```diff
@@ -222,18 +237,18 @@
 BN_HD Fp6 fp6_sqr(const Fp6& x) {
   Fp2 X2 = fp2_mul_xi(x.c2);
   Fp6 r;
-  r.c0 = fp2_dotp(pp(x.c0, x.c0), pp2(x.c1, X2));
+  r.c0 = fp2_dotp(psq(x.c0), pp2(x.c1, X2));
   r.c1 = fp2_dotp(pp2(x.c0, x.c1), pp(x.c2, X2));
-  r.c2 = fp2_dotp(pp2(x.c0, x.c2), pp(x.c1, x.c1));
+  r.c2 = fp2_dotp(pp2(x.c0, x.c2), psq(x.c1));
   return r;
 }
 BN_HD Fp6 fp6_mul_fp2(const Fp6& a, const Fp2& b) { Fp6 r; r.c0 = fp2_mul(a.c0, b); r.c1 = fp2_mul(a.c1, b); r.c2 = fp2_mul(a.c2, b); return r; }
 BN_HD_NOINLINE Fp6 fp6_mul_nl(const Fp6& a, const Fp6& b) { return fp6_mul(a, b); }
 BN_HD Fp6 fp6_inv(const Fp6& a) {
   Fp2 X1 = fp2_mul_xi(a.c1), X2 = fp2_mul_xi(a.c2);
-  Fp2 A = fp2_dotp(pp(a.c0, a.c0), pm(X1, a.c2));
+  Fp2 A = fp2_dotp(psq(a.c0), pm(X1, a.c2));
   Fp2 B = fp2_dotp(pp(X2, a.c2), pm(a.c0, a.c1));
-  Fp2 C = fp2_dotp(pp(a.c1, a.c1), pm(a.c0, a.c2));
+  Fp2 C = fp2_dotp(psq(a.c1), pm(a.c0, a.c2));
   Fp2 F = fp2_dotp(pp(a.c0, A), pp(X2, B), pp(X1, C));
   Fp2 Fi = fp2_inv(F);
   Fp6 r;
@@ -265,11 +280,11 @@
 BN_HD Fp12 fp12_sqr(const Fp12& f) {
   Fp2 x3 = fp2_mul_xi(K3(f)), x4 = fp2_mul_xi(K4(f)), x5 = fp2_mul_xi(K5(f));
   Fp12 r;
-  K0(r) = fp2_dotp(pp(K0(f), K0(f)), pp2(K1(f), x5), pp2(K2(f), x4), pp(K3(f), x3));
+  K0(r) = fp2_dotp(psq(K0(f)), pp2(K1(f), x5), pp2(K2(f), x4), pp(K3(f), x3));
   K1(r) = fp2_dotp(pp2(K0(f), K1(f)), pp2(K2(f), x5), pp2(K3(f), x4));
-  K2(r) = fp2_dotp(pp2(K0(f), K2(f)), pp(K1(f), K1(f)), pp2(K3(f), x5), pp(K4(f), x4));
+  K2(r) = fp2_dotp(pp2(K0(f), K2(f)), psq(K1(f)), pp2(K3(f), x5), pp(K4(f), x4));
   K3(r) = fp2_dotp(pp2(K0(f), K3(f)), pp2(K1(f), K2(f)), pp2(K4(f), x5));
-  K4(r) = fp2_dotp(pp2(K0(f), K4(f)), pp2(K1(f), K3(f)), pp(K2(f), K2(f)), pp(K5(f), x5));
+  K4(r) = fp2_dotp(pp2(K0(f), K4(f)), pp2(K1(f), K3(f)), psq(K2(f)), pp(K5(f), x5));
   K5(r) = fp2_dotp(pp2(K0(f), K5(f)), pp2(K1(f), K4(f)), pp2(K2(f), K3(f)));
   return r;
 }
@@ -331,11 +346,11 @@
   return r;
 }
 BN_HD void gs_pair(Fp2& za, Fp2& zb, const Fp2& a, const Fp2& b, const Fp2& sub, const Fp2& add, bool xi_on_cross) {
-  Fp2 xb = fp2_mul_xi(b);
-  Fp2 S = fp2_dotp(pp(xb, b), pp(a, a));
-  Fp2 T = xi_on_cross ? fp2_dotp(pp2(a, xb)) : fp2_dotp(pp2(a, b));
-  za = fp2_lincomb_reduce(3, S, -2, sub);
-  zb = fp2_lincomb_reduce(3, T, 2, add);
+  Fp2 xb = fp2_mul_xi<false>(b);
+  Fp2 S = fp2_dotp_r<false>(pp(xb, b), pp(a, a));
+  Fp2 T = xi_on_cross ? fp2_dotp_r<false>(pp2(a, xb)) : fp2_dotp_r<false>(pp2(a, b));
+  za = fp2_lincomb_reduce<false>(3, S, -2, sub);
+  zb = fp2_lincomb_reduce<false>(3, T, 2, add);
 }
 BN_HD Fp12 fp12_cyclo_sqr(const Fp12& x) {
   Fp12 z;
diff --git a/snark-bn254-verifier_amd/csrc/bn254_vm.h b/snark-bn254-verifier_amd/csrc/bn254_vm.h
--- a/snark-bn254-verifier_amd/csrc/bn254_vm.h
+++ b/snark-bn254-verifier_amd/csrc/bn254_vm.h
@@ -31,11 +31,11 @@
 BN_HD void vm_f12_sqr(W& w, int e) {
   Fp2 k0 = vld2(w, e), k1 = vld2(w, e + 2), k2 = vld2(w, e + 4), k3 = vld2(w, e + 6), k4 = vld2(w, e + 8), k5 = vld2(w, e + 10);
   Fp2 x3 = fp2_mul_xi(k3), x4 = fp2_mul_xi(k4), x5 = fp2_mul_xi(k5);
-  vst2(w, e, fp2_dotp(pp(k0, k0), pp2(k1, x5), pp2(k2, x4), pp(k3, x3)));
+  vst2(w, e, fp2_dotp(psq(k0), pp2(k1, x5), pp2(k2, x4), pp(k3, x3)));
   vst2(w, e + 2, fp2_dotp(pp2(k0, k1), pp2(k2, x5), pp2(k3, x4)));
-  vst2(w, e + 4, fp2_dotp(pp2(k0, k2), pp(k1, k1), pp2(k3, x5), pp(k4, x4)));
+  vst2(w, e + 4, fp2_dotp(pp2(k0, k2), psq(k1), pp2(k3, x5), pp(k4, x4)));
   vst2(w, e + 6, fp2_dotp(pp2(k0, k3), pp2(k1, k2), pp2(k4, x5)));
-  vst2(w, e + 8, fp2_dotp(pp2(k0, k4), pp2(k1, k3), pp(k2, k2), pp(k5, x5)));
+  vst2(w, e + 8, fp2_dotp(pp2(k0, k4), pp2(k1, k3), psq(k2), pp(k5, x5)));
   vst2(w, e + 10, fp2_dotp(pp2(k0, k5), pp2(k1, k4), pp2(k2, k3)));
 }
 template <class W>
@@ -121,11 +121,11 @@
   {
     Fp2 k0 = vld2(w, e), k1 = vld2(w, e + 2), k2 = vld2(w, e + 4), k3 = vld2(w, e + 6), k4 = vld2(w, e + 8), k5 = vld2(w, e + 10);
     Fp2 x3 = fp2_mul_xi(k3), x4 = fp2_mul_xi(k4), x5 = fp2_mul_xi(k5);
-    w.park(0, fp2_dotp(pp(k0, k0), pp2(k1, x5), pp2(k2, x4), pp(k3, x3)));
+    w.park(0, fp2_dotp(psq(k0), pp2(k1, x5), pp2(k2, x4), pp(k3, x3)));
     w.park(1, fp2_dotp(pp2(k0, k1), pp2(k2, x5), pp2(k3, x4)));
-    w.park(2, fp2_dotp(pp2(k0, k2), pp(k1, k1), pp2(k3, x5), pp(k4, x4)));
+    w.park(2, fp2_dotp(pp2(k0, k2), psq(k1), pp2(k3, x5), pp(k4, x4)));
     w.park(3, fp2_dotp(pp2(k0, k3), pp2(k1, k2), pp2(k4, x5)));
-    r4 = fp2_dotp(pp2(k0, k4), pp2(k1, k3), pp(k2, k2), pp(k5, x5));
+    r4 = fp2_dotp(pp2(k0, k4), pp2(k1, k3), psq(k2), pp(k5, x5));
     r5 = fp2_dotp(pp2(k0, k5), pp2(k1, k4), pp2(k2, k3));
   }
   G2Line l;
@@ -156,11 +156,11 @@
   if constexpr (DO_SQR) {
     Fp2 k0 = vld2(w, e), k1 = vld2(w, e + 2), k2 = vld2(w, e + 4), k3 = vld2(w, e + 6), k4 = vld2(w, e + 8), k5 = vld2(w, e + 10);
     Fp2 x3 = fp2_mul_xi(k3), x4 = fp2_mul_xi(k4), x5 = fp2_mul_xi(k5);
-    w.park(0, fp2_dotp(pp(k0, k0), pp2(k1, x5), pp2(k2, x4), pp(k3, x3)));
+    w.park(0, fp2_dotp(psq(k0), pp2(k1, x5), pp2(k2, x4), pp(k3, x3)));
     w.park(1, fp2_dotp(pp2(k0, k1), pp2(k2, x5), pp2(k3, x4)));
-    w.park(2, fp2_dotp(pp2(k0, k2), pp(k1, k1), pp2(k3, x5), pp(k4, x4)));
+    w.park(2, fp2_dotp(pp2(k0, k2), psq(k1), pp2(k3, x5), pp(k4, x4)));
     w.park(3, fp2_dotp(pp2(k0, k3), pp2(k1, k2), pp2(k4, x5)));
-    f4 = fp2_dotp(pp2(k0, k4), pp2(k1, k3), pp(k2, k2), pp(k5, x5));
+    f4 = fp2_dotp(pp2(k0, k4), pp2(k1, k3), psq(k2), pp(k5, x5));
     f5 = fp2_dotp(pp2(k0, k5), pp2(k1, k4), pp2(k2, k3));
   }
   G2Line l;
@@ -232,11 +232,11 @@
 template <class W> BN_HD void mf_sqr(W& w, Fp2& f4, Fp2& f5) {
   Fp2 k0 = w.unpark(0), k1 = w.unpark(1), k2 = w.unpark(2), k3 = w.unpark(3), k4 = f4, k5 = f5;
   Fp2 x3 = fp2_mul_xi(k3), x4 = fp2_mul_xi(k4), x5 = fp2_mul_xi(k5);
-  w.park(0, fp2_dotp(pp(k0, k0), pp2(k1, x5), pp2(k2, x4), pp(k3, x3)));
+  w.park(0, fp2_dotp(psq(k0), pp2(k1, x5), pp2(k2, x4), pp(k3, x3)));
   w.park(1, fp2_dotp(pp2(k0, k1), pp2(k2, x5), pp2(k3, x4)));
-  w.park(2, fp2_dotp(pp2(k0, k2), pp(k1, k1), pp2(k3, x5), pp(k4, x4)));
+  w.park(2, fp2_dotp(pp2(k0, k2), psq(k1), pp2(k3, x5), pp(k4, x4)));
   w.park(3, fp2_dotp(pp2(k0, k3), pp2(k1, k2), pp2(k4, x5)));
-  Fp2 n4 = fp2_dotp(pp2(k0, k4), pp2(k1, k3), pp(k2, k2), pp(k5, x5));
+  Fp2 n4 = fp2_dotp(pp2(k0, k4), pp2(k1, k3), psq(k2), pp(k5, x5));
   f5 = fp2_dotp(pp2(k0, k5), pp2(k1, k4), pp2(k2, k3));
   f4 = n4;
 }
```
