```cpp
static bool plan_ws(ConvPlan& p, const ConvKnobs& k) {
    if (!k.ws || (p.flags & ~(EPI_BIAS | EPI_RELU | EPI_MASK))) return false;
    if (p.epi_kind && (!(p.flags & EPI_RELU) || (p.flags & EPI_MASK))) return false;
    if ((p.Cout & 63) || (long)p.M * p.Cin * 2 > 0x7fffffffL || (long)p.M * p.Cout * 2 > 0x7fffffffL) return false;
    int nc, bm;
    if (p.H == 16 && p.Cin == 64) { nc = 16; bm = 256; }
    else if (p.H == 16 && p.Cin == 128) { nc = 8; bm = 128; }
    else if (p.H == 8 && p.Cin == 128) { nc = 16; bm = 128; }
    else return false;
    if (p.W % nc || p.M % bm || (p.epi_kind == CONV_EPI_POOL22 && (p.W & 1))) return false;
    static int cus = 0;
    if (!cus) {
        int dev = 0; hipDeviceProp_t prop;
        if (hipGetDevice(&dev) == hipSuccess && hipGetDeviceProperties(&prop, dev) == hipSuccess && prop.multiProcessorCount > 0) cus = prop.multiProcessorCount;
    }
    const int ncu = cus > 0 ? cus : 256;
    const int mtiles = p.M / bm, ntiles = p.Cout / 64;
    if (k.ws == 1 && (p.Cin != 64 || (long)mtiles * ntiles < 2L * ncu)) return false;
    int slots = ncu / ntiles;
    if (slots < 1) slots = 1;
    if (slots > mtiles) slots = mtiles;
    p.per_slot = (mtiles + slots - 1) / slots;
    p.slots = (mtiles + p.per_slot - 1) / p.per_slot;
    p.grid = p.slots * ntiles;
    p.xcd_map = (p.grid % 8 == 0 && (p.grid / 8) % ntiles == 0) ? 1 : 0;
    p.family = CONV_WS; p.ws_nc = nc; p.ws_ksplit = p.Cin == 64 ? 1 : 2;
    return true;
}

static char k2_tile(const ConvPlan& p, const ConvKnobs& k, int minsteps) {
    const long M = p.M;
    if ((p.Cin & 63) || (p.Cout & 63) || M < 4096 || p.H > 16 || p.H < 1) return 0;
    if (M * p.Cin * 2 >= 0x7fffffffL || (long)p.Cout * 9 * p.Cin * 2 >= 0x7fffffffL) return 0;
    for (int pass = 0; pass < 2; ++pass)
        for (const char c : {'A', 'D'}) {
            if (k.k2_cfg && c != k.k2_cfg) continue;
            if (!k.k2_cfg && c == 'A' && !k.k2_allow_a) continue;
            const int bn = c == 'A' ? 128 : 64;
            if (p.Cout % bn) continue;
            if (k.k2_cfg) return c;
            if (9 * (p.Cin / 64) < minsteps) return 0;
            if ((M + 255) / 256 * (p.Cout / bn) >= (pass == 0 ? 224 : k.k2_mintiles)) return c;
        }
    return 0;
}

static bool plan_k3(ConvPlan& p, const ConvKnobs& k, char tile) {
    const int H = p.H, epi = p.epi_kind;
    if (H != 2 && H != 4 && H != 8 && H != 16) return false;
    if (p.M % 256 || (p.Cin & 63) || (p.Cout & 63) || (tile == 'A' && p.Cout % 128)) return false;
    const int NC = 256 / H, PS = (NC + 2 + 7) / 8 * 8;
    const bool genw = p.W % NC != 0;
    if (genw && (H == 16 || NC + 2 + (NC + p.W - 1) / p.W > PS)) return false;
    if (genw && !k.k3_genw) return false;
    if (H == 2 && (!genw || epi == CONV_EPI_POOL12 || epi == CONV_EPI_POOL22)) return false;
    if (epi >= CONV_EPI_STATS && (p.flags & EPI_ACCUM)) return false;
    if (epi == CONV_EPI_BNBWD && (!(p.flags & EPI_MASK) || p.Cin == 64 || (H != 4 && H != 8))) return false;
    p.family = CONV_K3; p.tile = tile; p.genw = genw; p.single = H == 16 && p.Cin == 64; p.prio = k.k3_prio;
    return true;
}

static bool plan_k3_k2(ConvPlan& p, const ConvKnobs& k) {
    if (k.k3) {
        const char t = k2_tile(p, k, k.k3_minsteps >= 0 ? k.k3_minsteps : k.k2_minsteps);
        if (t && plan_k3(p, k, t)) return true;
    }
    if (p.epi_kind >= CONV_EPI_STATS) return false;
    const char t = k2_tile(p, k, k.k2_minsteps);
    if (!t) return false;
    int nst = t == 'A' ? 5 : 4;
    if ((t == 'A' && k.k2_nst == 4) || (t == 'D' && (k.k2_nst == 5 || k.k2_nst == 6))) nst = k.k2_nst;
    const int FM = t == 'A' ? 8 : 4, BN = t == 'A' ? 128 : 64;
    const int NRpad = (256 + 2 * p.H + 4 + 7) / 8 * 8;
    const int lds = 2 * NRpad * 128 + nst * BN * 128;
    if (lds > 163840 || lds < 8 * FM * 2048) return false;
#ifdef OCR_EXPERIMENTS
    if (lds + 10240 > 163840 && (k.k2_abl & 8)) return false;
#endif
    p.family = CONV_K2; p.tile = t; p.nst = nst; p.abl = k.k2_abl;
    return true;
}

static bool plan_halo(ConvPlan& p, const ConvKnobs& k) {
    const int H = p.H, Cout = p.Cout, nw = k.halo_nw;
    p.prio = k.halo_prio; p.stagger = k.halo_stagger; p.stagger_bit = k.halo_stagger_bit;
    if (nw != 8) {
        const int NR = 128 + 2 * H + 2, NRp = (NR + 32) / 32 * 32;
        const long mt4 = (p.M + 127) / 128;
        if (NRp / 32 == 5 || NRp / 32 == 6) {
            p.family = CONV_HALO; p.nw = 4; p.bn = (Cout >= 128 && mt4 * ((Cout + 127) / 128) >= 448) ? 128 : 64;
            return true;
        }
        if (nw == 4) return false;
    }
    const int NRpad = (256 + 2 * H + 2 + 64) / 64 * 64;
    if (NRpad / 64 != 5 && NRpad / 64 != 6) return false;
    const long mt = (p.M + 255) / 256;
    p.family = CONV_HALO; p.nw = 8;
    p.bn = (Cout >= 128 && (mt * ((Cout + 127) / 128) >= 200 || mt * ((Cout + 63) / 64) < 256)) ? 128 : 64;
    return true;
}

static void plan_unpool(ConvPlan& p, const ConvKnobs& k) {
    const int H = p.H;
    if (!k.k2 || !k.k3 || p.flags || (H != 4 && H != 8) || p.M <= 0 || p.M % 256 || p.W % (256 / H) || (p.Cin & 63) || (p.Cout & 63)) return;
    if ((long)p.M * p.Cin * 2 >= 0x7fffffffL || (long)p.Cout * 9 * p.Cin * 2 >= 0x7fffffffL) return;
    const ConvPlan plain = conv3x3_plan(p.M, p.W, H, p.Cin, p.Cout, 0, CONV_EPI_PLAIN);
    p.tile = (plain.family == CONV_K3 && !plain.genw) ? plain.tile : ((p.Cout % 128) ? 'D' : 'A');
    p.family = CONV_K3; p.genw = false; p.single = false; p.prio = k.k3_prio;
}

ConvPlan conv3x3_plan(int M, int W, int H, int Cin, int Cout, int flags, int epi_kind) {
    const ConvKnobs& k = conv_knobs();
    ConvPlan p = {};
    p.family = CONV_GEMM; p.M = M; p.W = W; p.H = H; p.Cin = Cin; p.Cout = Cout; p.flags = flags; p.epi_kind = epi_kind;
    if (epi_kind == CONV_EPI_UNPOOL12 || epi_kind == CONV_EPI_UNPOOL22) {
        if (g_use_halo) plan_unpool(p, k);
        return p;
    }
    if (!g_use_halo || (Cin & 63) || (Cout & 3) || M < 1024 || H > 30) return p;
    if (flags & ~(EPI_BIAS | EPI_RELU | EPI_MASK | EPI_ACCUM)) return p;
    if (epi_kind < CONV_EPI_STATS && plan_ws(p, k)) return p;
    if (epi_kind >= CONV_EPI_STATS) {
        if (epi_kind > CONV_EPI_BNBWD || (flags & EPI_ACCUM) || (M & 255)) return p;
        if (epi_kind == CONV_EPI_STATS ? (flags & EPI_MASK) != 0 : !(flags & EPI_MASK)) return p;
        if (k.k2) plan_k3_k2(p, k);
        return p;
    }
    if (epi_kind) {
        if ((flags & (EPI_MASK | EPI_ACCUM)) || !(flags & EPI_RELU) || (H & 1) || (Cout % 64)) return p;
        if (epi_kind == CONV_EPI_POOL22 && ((H != 4 && H != 8 && H != 16) || (W & 1))) return p;
        if (epi_kind != CONV_EPI_POOL12 && epi_kind != CONV_EPI_POOL22) return p;
        if (M % (epi_kind == CONV_EPI_POOL22 ? 2 * H : 2)) return p;
    }
    if (k.k2 && plan_k3_k2(p, k)) return p;
    plan_halo(p, k);
    return p;
}

static int conv3x3_launch(const ConvPlan& p, const ConvOperands& o, hipStream_t stream) {
    switch (p.family) {
    case CONV_WS: return launch_ws(p, o, stream);
    case CONV_K3: return launch_k3(p, o, stream);
    case CONV_K2: return launch_k2(p, o, stream);
    case CONV_HALO: return launch_halo(p, o, stream);
    }
    return OCR_ERR_INVALID;
}
static int conv3x3_pixels(int Nb, int W, int H, int Cin, int Cout) {
    const long M = (long)Nb * W * H;
    return (Nb <= 0 || W <= 0 || H <= 0 || Cin <= 0 || Cout <= 0 || M > 0x7fffffffL) ? 0 : (int)M;
}

extern "C" int ocr_conv3x3_accum_supported(int Nb, int W, int H, int Cin, int Cout) {
    return conv3x3_plan(conv3x3_pixels(Nb, W, H, Cin, Cout), W, H, Cin, Cout, EPI_ACCUM, CONV_EPI_PLAIN).family != CONV_GEMM;
}
extern "C" int ocr_conv3x3_kernel_choice(int Nb, int W, int H, int Cin, int Cout, int flags, int kw, int kh) {
    if (Nb <= 0 || W <= 0 || H <= 0 || Cin <= 0 || Cout <= 0) return -OCR_ERR_INVALID;
    const int pool_kind = (kw == 1 && kh == 2) ? 1 : ((kw == 2 && kh == 2) ? 2 : 0);
    if ((kw || kh) && !pool_kind) return 0;
    return conv3x3_plan(Nb * W * H, W, H, Cin, Cout, flags & ~(EPI_ATOMIC | EPI_ROWSWAP), pool_kind).choice();
}

extern "C" int ocr_conv3x3_bf16(const void* x, const void* wpack, void* y, int Nb, int W, int H,
                                int Cin, int Cout, const float* bias, const void* mask, int flags,
                                void* stream) {
    GemmArgs g = {};
    g.P = (const bf16_t*)x; g.Q = (const bf16_t*)wpack; g.ldp = Cin; g.ldq = 9L * Cin;
    g.M = Nb * W * H; g.N = Cout; g.K = 9 * Cin; g.cW = W; g.cH = H; g.cC = Cin;
// ... 71 lines not shown
```

### lstm_ctc_ocr_amd/csrc/gemm_tn.hip

```cpp
#include "common.h"

struct TnArgs {
    const bf16_t* A;
    const bf16_t* B;
    long lda, ldb;
    int Mk;
    int I, J;
    int k_per_split;
    int grp, skip;
    long a_row_off;
    int cW, cH, cC;
    float* out;
    long ldo;
    float scale;
    float* colsum;
    float* part;
};

typedef __attribute__((ext_vector_type(8))) unsigned short u16x8;

typedef __attribute__((ext_vector_type(4))) short s16x4;
typedef __attribute__((ext_vector_type(8))) short s16x8;

template <bool USE_TR>
// ... 24 lines not shown
    constexpr int NCA = 32 * CPA / 256, NCB = 32 * CPB / 256;
    static_assert(NCA >= 1 && NCB >= 1, "tile too small for 256 threads");
    __shared__ __attribute__((aligned(16))) bf16_t As[32 * LDA];
    __shared__ __attribute__((aligned(16))) bf16_t Bs[32 * LDB];

    const int tid = threadIdx.x, lane = tid & 63, wave = tid >> 6;
    const int wi = wave >> 1, wj = wave & 1;
    const int itiles = ceil_div(g.I, BI);
    const int tap = (MODE == 1) ? (int)(blockIdx.x / itiles) : 0;
    const int i0 = (int)(blockIdx.x % itiles) * BI;
    const int j0 = blockIdx.y * BJ;
    const int kbeg = blockIdx.z * g.k_per_split;
    const int kend = min(g.Mk, kbeg + g.k_per_split);
    const int dw = tap / 3 - 1, dh = tap % 3 - 1;
    const bool do_cs = g.colsum != nullptr && i0 == 0 && (MODE == 0 || tap == 4);
    float cs[8] = {0.f, 0.f, 0.f, 0.f, 0.f, 0.f, 0.f, 0.f};

    u32x4 ast[NCA], bst[NCB];
    auto load_tiles = [&](int k0) {
#pragma unroll
        for (int t = 0; t < NCA; ++t) {
            int c = tid + t * 256;
            int r = c / CPA, col = (c % CPA) * 8;
            int m = k0 + r;
            u32x4 v = {0, 0, 0, 0};
            bool ok = m < kend && (i0 + col) < g.I;
            if (ok) {
                if (MODE == 0) {
                    long phys = (long)m + (g.grp > 0 ? (long)(m / g.grp) * g.skip : 0);
                    v = *(const u32x4*)(g.A + phys * g.lda + g.a_row_off + i0 + col);
                } else {
                    int h = m % g.cH, q = m / g.cH, w = q % g.cW;
                    int ww = w + dw, hh = h + dh;
                    if ((unsigned)ww < (unsigned)g.cW && (unsigned)hh < (unsigned)g.cH)
                        v = *(const u32x4*)(g.A + ((long)m + (long)dw * g.cH + dh) * g.cC + i0 + col);
                }
            }
            ast[t] = v;
        }
#pragma unroll
        for (int t = 0; t < NCB; ++t) {
            int c = tid + t * 256;
            int r = c / CPB, col = (c % CPB) * 8;
            int m = k0 + r;
            u32x4 v = {0, 0, 0, 0};
            if (m < kend && (j0 + col) < g.J) v = *(const u32x4*)(g.B + (long)m * g.ldb + j0 + col);
            bst[t] = v;
        }
    };
    auto store_tiles = [&]() {
#pragma unroll
        for (int t = 0; t < NCA; ++t) {
            int c = tid + t * 256;
            *(u32x4*)(&As[(c / CPA) * LDA + (c % CPA) * 8]) = ast[t];
        }
#pragma unroll
        for (int t = 0; t < NCB; ++t) {
            int c = tid + t * 256;
            *(u32x4*)(&Bs[(c / CPB) * LDB + (c % CPB) * 8]) = bst[t];
        }
    };

    f32x4 acc[FI][FJ];
#pragma unroll
    for (int a = 0; a < FI; ++a)
#pragma unroll
        for (int b = 0; b < FJ; ++b) acc[a][b] = (f32x4){0.f, 0.f, 0.f, 0.f};

    if (kbeg < kend) {
        load_tiles(kbeg);
        for (int k0 = kbeg; k0 < kend; k0 += 32) {
            __syncthreads();
            store_tiles();
            if (do_cs) {
#pragma unroll
                for (int t = 0; t < NCB; ++t) {
                    cs[0] += bf_lo(bst[t].x); cs[1] += bf_hi(bst[t].x); cs[2] += bf_lo(bst[t].y); cs[3] += bf_hi(bst[t].y);
                    cs[4] += bf_lo(bst[t].z); cs[5] += bf_hi(bst[t].z); cs[6] += bf_lo(bst[t].w); cs[7] += bf_hi(bst[t].w);
                }
            }
            __syncthreads();
            if (k0 + 32 < kend) load_tiles(k0 + 32);
            bf16x8 af[FI], bfr[FJ];
#pragma unroll
            for (int a = 0; a < FI; ++a) af[a] = load_frag<USE_TR>(As, LDA, wi * 16 * FI + a * 16, lane);
#pragma unroll
            for (int b = 0; b < FJ; ++b) bfr[b] = load_frag<USE_TR>(Bs, LDB, wj * 16 * FJ + b * 16, lane);
#pragma unroll
            for (int a = 0; a < FI; ++a)
#pragma unroll
                for (int b = 0; b < FJ; ++b)
                    acc[a][b] = __builtin_amdgcn_mfma_f32_16x16x32_bf16(af[a], bfr[b], acc[a][b], 0, 0, 0);
        }
    }

    if (do_cs) {
        __shared__ float red[256 * 8];
#pragma unroll
        for (int e = 0; e < 8; ++e) red[tid * 8 + e] = cs[e];
        __syncthreads();
        if (tid < BJ && j0 + tid < g.J) {
            float t = 0.f;
            for (int u = tid >> 3; u < 256; u += CPB) t += red[u * 8 + (tid & 7)];
            if (g.part) g.part[(long)blockIdx.z * ((long)g.I * g.J + g.J) + (long)g.I * g.J + j0 + tid] = t * g.scale;
            else atomicAdd(g.colsum + j0 + tid, t * g.scale);
        }
    }
    float* pz = g.part ? g.part + (long)blockIdx.z * ((long)g.I * g.J + g.J) : nullptr;
    float* out = g.out;
    long ldo = g.ldo;
    if (MODE == 1) { out += (long)tap * g.cC * g.J; ldo = g.J; }
#pragma unroll
    for (int a = 0; a < FI; ++a) {
#pragma unroll
        for (int b = 0; b < FJ; ++b) {
            int j = j0 + wj * 16 * FJ + b * 16 + (lane & 15);
            if (j >= g.J) continue;
#pragma unroll
            for (int r = 0; r < 4; ++r) {
                int i = i0 + wi * 16 * FI + a * 16 + (lane >> 4) * 4 + r;
                if (i < g.I) {
                    if (pz) pz[(long)i * g.J + j] = acc[a][b][r] * g.scale;
                    else atomicAdd(out + (long)i * ldo + j, acc[a][b][r] * g.scale);
                }
            }
        }
    }
}
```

┄┄┄┄┄┄┄┄┄┄

Requirement. For each line in the records that holds "ConvKnobs", show that line as it stands.

Exercise response.
static bool plan_ws(ConvPlan& p, const ConvKnobs& k) {
static char k2_tile(const ConvPlan& p, const ConvKnobs& k, int minsteps) {
static bool plan_k3(ConvPlan& p, const ConvKnobs& k, char tile) {
static bool plan_k3_k2(ConvPlan& p, const ConvKnobs& k) {
static bool plan_halo(ConvPlan& p, const ConvKnobs& k) {
static void plan_unpool(ConvPlan& p, const ConvKnobs& k) {
    const ConvKnobs& k = conv_knobs();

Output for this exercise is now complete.